Forecast Uncertainty

Summary of Revenue Forecast Uncertainty for the Current Biennium

In Minnesota’s February 2026 Budget and Economic Forecast, total revenues for the FY 2026-27 biennium are forecast to be $67.464 billion. This forecast was constructed seventeen months before the current biennium closes. If this forecast has the same accuracy measured by the percentage of closing revenues as our previous seventeen-months-ahead forecasts, then, on average, FY 2026-27 closing revenues should be between $65.411 and $69.517 billion ($67.464 ± $2.053 billion). An alternative approach for determining a likely range for closing revenues uses statistical variation in the historic errors, and it gives a range of $63.997 to $70.931 billion ($67.464 ± $3.467 billion) for closing revenues with 90 percent statistical confidence.
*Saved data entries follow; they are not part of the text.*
int ia_joint_ld(int V);
int ia_joint_fwd(const void* f, const void* g, const void* W, const float* bias, const int64_t* labels,
                 const int64_t* act_lens, const int64_t* label_lens, int B, int T, int U1, int H, int V, int blank,
                 float dropout_p, unsigned seed, void* logits, int LD, void* workspace, size_t workspace_bytes,
                 ia_stream_t stream);
int ia_joint_fwd_box(const void* f, const void* g, const void* W, const float* bias, const int64_t* labels,
                     const int64_t* act_lens, const int64_t* label_lens, const int64_t* box_t, const int64_t* box_u, int B,
                     int T, int U1, int H, int V, int blank, float dropout_p, unsigned seed, void* logits, int LD,
                     void* workspace, size_t workspace_bytes, ia_stream_t stream);
int64_t ia_joint_extra_scratch_elems(void);
int ia_joint_extra_reduce(const void* logits, const void* teacher, const int64_t* box_t, const int64_t* box_u,
                          const float* w_sq, const float* w_kd, int B, int T, int U1, int V, int LD, float* sums4,
                          float* scratch, ia_stream_t stream);
int ia_joint_extra_grad(const void* logits, const void* teacher, const int64_t* box_t, const int64_t* box_u, const float* w_sq,
                        const float* w_kd, const float* upstream2, int B, int T, int U1, int V, int LD, void* E,
                        ia_stream_t stream);
int ia_lattice_add_f16(void* G, const void* E, int64_t n, ia_stream_t stream);
int ia_rnnt_lattice(const int64_t* act_lens, const int64_t* label_lens, int B, int T, int U1, float fastemit_lambda,
                    int need_backward, float* costs, void* workspace, size_t workspace_bytes, ia_stream_t stream);
int ia_joint_backward_g(void* logits_inout, const int64_t* labels, const int64_t* act_lens, const int64_t* label_lens,
                        int B, int T, int U1, int V, int LD, int blank, float fastemit_lambda, const float* cost_grad,
                        float kappa, void* gt_out, int S, int Kc, float* dbias_out, float* dbias_scratch, void* workspace,
                        size_t workspace_bytes, ia_stream_t stream, void* grad_kernel_start_event,
                        void* grad_kernel_stop_event);
int ia_joint_backward_g_skip(void* logits_inout, const int64_t* labels, const int64_t* act_lens, const int64_t* label_lens, int B,
                             int T, int U1, int V, int LD, int blank, float fastemit, const float* cost_grad, float kappa,
                             void* gt_out, int S, int Kc, float* dbias_out, float* dbias_scratch, void* workspace,
                             size_t workspace_bytes, int skip_dead_frames, ia_stream_t stream, void* ev_start, void* ev_stop);
int64_t ia_joint_backward_g_dbias_scratch_elems(int LD);
int ia_joint_hidden_t(const void* f, const void* g, void* hidden_t, int B, int T, int U1, int H, int LDH, int S, int Kc,
                      float dropout_p, unsigned seed, ia_stream_t stream);
int ia_joint_hidden(const void* f, const void* g, void* hidden, int B, int T, int U1, int H, int LDH, float dropout_p,
                    unsigned seed, ia_stream_t stream);
int ia_joint_dh_reduce(const void* dh, const void* f, const void* g, const int64_t* act_lens,
                       const int64_t* label_lens, float* df, float* dg, int B, int T, int U1, int H, float inv_kappa,
                       float dropout_p, unsigned seed, void* scratch, ia_stream_t stream);
size_t ia_joint_dh_reduce_scratch_bytes(int B, int T, int U1, int H);
int ia_joint_dh_fused_supported(int U1, int H, int LD);
int ia_joint_dh_k(void);
size_t ia_joint_dh_fused_scratch_bytes(int B, int T, int U1, int H);
int ia_joint_dh_fused(const void* G, const void* Wt, const void* f, const void* g, const int64_t* act_lens,
                      const int64_t* label_lens, float* df, float* dg, int B, int T, int U1, int H, int LD,
                      float inv_kappa, float dropout_p, unsigned seed, void* scratch, ia_stream_t stream);
int ia_joint_dh_fused_ex(const void* G, const void* Wt, const void* f, const void* g, const int64_t* act_lens,
                         const int64_t* label_lens, float* df, float* dg, void* df_bf16, void* dg_bf16, int zero_dead_df, int B,
                         int T, int U1, int H, int LD, float inv_kappa, float dropout_p, unsigned seed, void* scratch,
                         ia_stream_t stream);
int ia_joint_dw_fused_supported(int U1, int H, int LD);
int64_t ia_joint_dw_fused_scratch_elems(int B, int T, int U1, int H, int LD);
int ia_joint_dw_fused(const void* G, const void* f, const void* g, const int64_t* act_lens, int B, int T, int U1, int H, int LD,
                      float dropout_p, unsigned seed, float* dW, float* scratch, ia_stream_t stream);
int ia_joint_dw_fused_ex(const void* G, const void* f, const void* g, const int64_t* act_lens, const int64_t* label_lens, int B,
                         int T, int U1, int H, int LD, float dropout_p, unsigned seed, float* dW, float* scratch,
                         ia_stream_t stream);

Estimating Revenue Forecast Uncertainty

The difference between the level of revenues forecast and the amount actually collected at the end of a biennium—the forecast error—is a gauge of forecast accuracy. The mean absolute error (MAE) is the average of the errors’ absolute values (that is, treating negative and positive errors the same). Since accuracy in forecasting a single biennium’s revenues improves the closer we get to the end of the two-year period, we calculate separate errors for each time a biennium is part of the forecast: 32, 29, 20, 17, 8 and 5 months from actual. We then average those errors over FY 1990-91 to the most recent closed period, FY 2022-23. This report is the first to incorporate forecast errors calculated for the FY 2022-23 biennium.